| WHAT THE TASK ASKS |
Wherever a line in the records below contains "self", copy that line.

[Collected data]
-----

def grad_pack_bf16(g, out, scale):
    _need_cuda(g, out)
    _l.check(_l.load().ug_grad_pack_bf16(_p(g), _p(out), g.numel(), float(scale), _stream()), "ug_grad_pack_bf16")


def grad_unpack_bf16(src, g):
    _need_cuda(src, g)
    _l.check(_l.load().ug_grad_unpack_bf16(_p(src), _p(g), g.numel(), _stream()), "ug_grad_unpack_bf16")


def grad_sum_shards_bf16(shards, world, stride, out, scale):
    _need_cuda(shards, out)
    _l.check(_l.load().ug_grad_sum_shards_bf16(_p(shards), int(world), int(stride), _p(out), out.numel(), float(scale), _stream()),
             "ug_grad_sum_shards_bf16")


def rmsnorm_fwd(x, w, eps, out_f32=False, want_rstd=True, out=None):
    _need_cuda(x, w)
    rows, cols = x.shape
    y = out if out is not None else torch.empty((rows, cols), dtype=torch.float32 if out_f32 else torch.bfloat16, device=x.device)
    rstd = torch.empty((rows,), dtype=torch.float32, device=x.device) if want_rstd else None
    _l.check(_l.load().ug_rmsnorm_fwd(_p(x), _p(w), _p(y), _p(rstd), rows, cols, eps, int(out_f32), _stream()),
             "ug_rmsnorm_fwd")
    return y, rstd


def rmsnorm_bwd(dy, x, rstd, w, dres, dw, want_bf16=False):
    rows, cols = x.shape
    out = torch.empty((rows, cols), dtype=torch.bfloat16, device=x.device) if want_bf16 else None
    _l.check(_l.load().ug_rmsnorm_bwd(_p(dy), _p(x), _p(rstd), _p(w), _p(dres), _p(dw), _p(out), rows, cols, _stream()),
             "ug_rmsnorm_bwd")
    return out


def rope_inv_freq(head_dim, theta, scaling=None, seq_len=None):
    base = float(theta)
    kind = (scaling or {}).get("rope_type", (scaling or {}).get("type", "default"))
    factor = float((scaling or {}).get("factor", 1.0))
    if kind == "dynamic":
        max_pos = int((scaling or {}).get("max_position_embeddings", 32768))
        sl = torch.tensor(max(int(seq_len or 0), max_pos))
        base = base * ((factor * sl / max_pos) - (factor - 1)) ** (head_dim / (head_dim - 2))
    elif kind not in ("default", "linear"):
        raise _l.UniGenHipError(f"rope_type {kind!r} is not implemented (default, linear and dynamic are)")
    inv_freq = 1.0 / (base ** (torch.arange(0, head_dim, 2, dtype=torch.float) / head_dim))
    if kind == "linear":
        inv_freq = inv_freq / factor
    return inv_freq


def rope_tables(L, head_dim, theta, device, scaling=None):
    inv_freq = rope_inv_freq(head_dim, theta, scaling, L)
    pos = torch.arange(L, dtype=torch.float)
    freqs = (inv_freq[None, :, None] @ pos[None, None, :]).transpose(1, 2)[0]
    return freqs.cos().contiguous().to(device), freqs.sin().contiguous().to(device)


def rope_(qkv, cos, sin, L, nheads, head_dim, backward=False):
    tokens = qkv.shape[0]
    _l.check(_l.load().ug_rope(_p(qkv), _p(cos), _p(sin), tokens, L, qkv.stride(0), nheads, head_dim,
                               int(backward), _stream()), "ug_rope")
    return qkv


def gemm_qkv_rope(x, w, bias, cos, sin, L, nheads, head_dim):
    _need_cuda(x, w)
    M, K = x.shape
    N = w.shape[0]
    if GEMM_POLICY != -1:
        qkv = gemm(x, w, bias=bias)
        return rope_(qkv, cos, sin, L, nheads, head_dim)
    qkv = torch.empty((M, N), dtype=torch.bfloat16, device=x.device)
    prof = GEMM_PROFILE
    if prof is not None:
        e0, e1 = torch.cuda.Event(enable_timing=True), torch.cuda.Event(enable_timing=True)
        e0.record()
    _l.check(_l.load().ug_gemm_bf16_qkv_rope(_handle(), _p(x), x.stride(0), _p(w), w.stride(0), _p(bias), _p(qkv), qkv.stride(0), M, N, K,
                                              _p(cos), _p(sin), L, nheads * head_dim, head_dim, _stream()), "ug_gemm_bf16_qkv_rope")
    if prof is not None:
        e1.record()
        prof.append((e0, e1, 2.0 * M * N * K))
        if GEMM_PROFILE_FUSED is not None:
            GEMM_PROFILE_FUSED.append(len(prof) - 1)
    return qkv


def swiglu_fwd(gu):
    tokens, two_i = gu.shape
    act = torch.empty((tokens, two_i // 2), dtype=torch.bfloat16, device=gu.device)
    _l.check(_l.load().ug_swiglu_fwd(_p(gu), _p(act), tokens, two_i // 2, _stream()), "ug_swiglu_fwd")
    return act


FUSED_SWIGLU_BWD = __import__("os").environ.get("UNIGEN_FUSED_SWIGLU_BWD", "1") == "1"


def gemm_swiglu_bwd(dy, w_down, gu):
    _need_cuda(dy, w_down, gu)
    M, K = dy.shape
    I = gu.shape[1] // 2
    ok = (FUSED_SWIGLU_BWD and GEMM_POLICY == -1 and I % 256 == 0 and K % 32 == 0 and w_down.shape == (K, I)
          and dy.stride(0) % 8 == 0 and w_down.stride(0) % 8 == 0 and gu.stride(0) % 8 == 0)
    if not ok:
        return swiglu_bwd(gu, gemm(dy, w_down, b_kmajor=True))
    dgu = torch.empty_like(gu)
    prof = GEMM_PROFILE
    if prof is not None:
        e0, e1 = torch.cuda.Event(enable_timing=True), torch.cuda.Event(enable_timing=True)
        e0.record()
    _l.check(_l.load().ug_gemm_bf16_swiglu_bwd(_handle(), _p(dy), dy.stride(0), _p(w_down), w_down.stride(0), _p(gu), gu.stride(0),
                                                _p(dgu), dgu.stride(0), M, I, K, _stream()), "ug_gemm_bf16_swiglu_bwd")
    if prof is not None:
        e1.record()
        prof.append((e0, e1, 2.0 * M * I * K))
        if GEMM_PROFILE_FUSED is not None:
            GEMM_PROFILE_FUSED.append(len(prof) - 1)
    return dgu


def swiglu_bwd(gu, dact):
    dgu = torch.empty_like(gu)
    _l.check(_l.load().ug_swiglu_bwd(_p(gu), _p(dact), _p(dgu), gu.shape[0], gu.shape[1] // 2, _stream()),
             "ug_swiglu_bwd")
    return dgu


def embed_fwd(ids, W, err_flag=None):
    tokens = ids.numel()
    V, H = W.shape
    out = torch.empty((tokens, H), dtype=torch.float32, device=W.device)
    _l.check(_l.load().ug_embed_fwd(_p(ids), _p(W), _p(out), tokens, H, V, _p(err_flag), _stream()), "ug_embed_fwd")
    return out


def embed_bwd(ids, dout, dW):
    V, H = dW.shape
    _l.check(_l.load().ug_embed_bwd(_p(ids), _p(dout), _p(dW), ids.numel(), H, V, _stream()), "ug_embed_bwd")


def embed_bwd_sorted(ids_sorted, order, rows, dW, scale):
    V, H = dW.shape
    _l.check(_l.load().ug_embed_bwd_sorted(_p(ids_sorted), _p(order), _p(rows), _p(dW), ids_sorted.numel(), H, V, float(scale), _stream()),
             "ug_embed_bwd_sorted")


def gather_rows(x, idx):
    n, C = idx.numel(), x.shape[1]
    out = torch.empty((n, C), dtype=torch.bfloat16, device=x.device)
    _l.check(_l.load().ug_gather_rows_bf16(_p(x), x.stride(0), _p(idx), _p(out), C, n, C, 0, _stream()), "ug_gather_rows_bf16")
    return out


def scatter_rows_(src, idx, out):
    n, C = idx.numel(), src.shape[1]
    _l.check(_l.load().ug_gather_rows_bf16(_p(src), src.stride(0), _p(idx), _p(out), out.stride(0), n, C, 1, _stream()),
             "ug_gather_rows_bf16")
    return out


def colsum_(x, out, R=None, C=None):
    R = x.shape[0] if R is None else R
    C = x.shape[1] if C is None else C
    _l.check(_l.load().ug_colsum_bf16(_p(x), x.stride(0), _p(out), R, C, _stream()), "ug_colsum_bf16")


class MaskBits:

    def __init__(self, bits, tileany, B, L):
        self.bits, self.tileany, self.B, self.L = bits, tileany, B, L
        self.nW = (L + 63) // 64
        self.Lp = self.nW * 64


def _alloc_mask(B, L, device):
    nW = (L + 63) // 64
    bits = torch.empty((B, L, nW), dtype=torch.int64, device=device)
    tileany = torch.empty((B, nW, nW), dtype=torch.uint8, device=device)
    return bits, tileany


def mask_compress(mask4d, err_flag=None):
    _need_cuda(mask4d)
    if mask4d.dim() == 4:
        if mask4d.shape[1] != 1:
            raise _l.UniGenHipError("per-head attention masks are not part of the reference path")
        m = mask4d[:, 0]
    else:
        m = mask4d
    B, L, L2 = m.shape
    if L != L2 or m.stride(2) != 1:
        raise _l.UniGenHipError(f"attention mask must be [B,1,L,L] with contiguous rows, got {tuple(mask4d.shape)}")
    if m.dtype not in _MASK_DTYPES:
        raise _l.UniGenHipError(f"unsupported attention-mask dtype {m.dtype}")
    bits, tileany = _alloc_mask(B, L, m.device)
    _l.check(_l.load().ug_attn_mask_compress(_p(m), _MASK_DTYPES[m.dtype], m.stride(0), m.stride(1), _p(bits),
                                             _p(tileany), B, L, _p(err_flag), _stream()), "ug_attn_mask_compress")
    return MaskBits(bits, tileany, B, L)


def mask_causal(B, L, device, key_valid=None):
    bits, tileany = _alloc_mask(B, L, device)
    kv = None if key_valid is None else key_valid.to(torch.uint8).contiguous()
    _l.check(_l.load().ug_attn_mask_causal(_p(kv), _p(bits), _p(tileany), B, L, _stream()), "ug_attn_mask_causal")
    return MaskBits(bits, tileany, B, L)


MASK_T2I, MASK_LM, MASK_MMU = 0, 1, 2


def mask_from_ids(ids, pad_id, soi_id, eoi_id, mode=MASK_T2I):
    _need_cuda(ids)
    B, L = ids.shape
    ids = ids.to(torch.int64).contiguous()
    bits, tileany = _alloc_mask(B, L, ids.device)
    meta = torch.empty((B, 4), dtype=torch.int32, device=ids.device)
    flags = torch.empty((B, L), dtype=torch.uint8, device=ids.device)
    _l.check(_l.load().ug_attn_mask_from_ids(_p(ids), B, L, int(pad_id), int(soi_id), int(eoi_id), int(mode), _p(meta), _p(flags),
                                             _p(bits), _p(tileany), _stream()), "ug_attn_mask_from_ids")
    return MaskBits(bits, tileany, B, L)


def t2i_assemble(text_ids, image_in, image_labels, max_seq_len, pad_id, soi_id, eoi_id, conv_start, conv_end, ignore_id=-100):
    dev = image_in.device
    if isinstance(text_ids, tuple):
        flat, offs = text_ids
    else:
        offs = [0]
        for t in text_ids:
            offs.append(offs[-1] + len(t))
        flat = torch.tensor([v for t in text_ids for v in t] or [0], dtype=torch.int64)
        offs = torch.tensor(offs, dtype=torch.int64)
    flat, offs = flat.to(dev), offs.to(dev)
    as_dev = lambda v: v.to(device=dev, dtype=torch.int64) if torch.is_tensor(v) else torch.as_tensor(list(v), dtype=torch.int64).to(dev)
    cs, ce = as_dev(conv_start), as_dev(conv_end)
    B, n = image_in.shape
    ids = torch.empty((B, max_seq_len), dtype=torch.int64, device=dev)
    labels = torch.empty_like(ids)
    attn = torch.empty((B, max_seq_len), dtype=torch.uint8, device=dev)
    _l.check(_l.load().ug_t2i_assemble(_p(flat), _p(offs), _p(cs), cs.numel(), _p(ce), ce.numel(), _p(image_in.to(torch.int64).contiguous()),
                                       _p(image_labels.to(torch.int64).contiguous()), B, n, max_seq_len, int(pad_id), int(soi_id),
                                       int(eoi_id), int(ignore_id), _p(ids), _p(labels), _p(attn), _stream()), "ug_t2i_assemble")
    return ids, attn, labels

-----

| EXERCISE OUTPUT |
    def __init__(self, bits, tileany, B, L):
        self.bits, self.tileany, self.B, self.L = bits, tileany, B, L
        self.nW = (L + 63) // 64
        self.Lp = self.nW * 64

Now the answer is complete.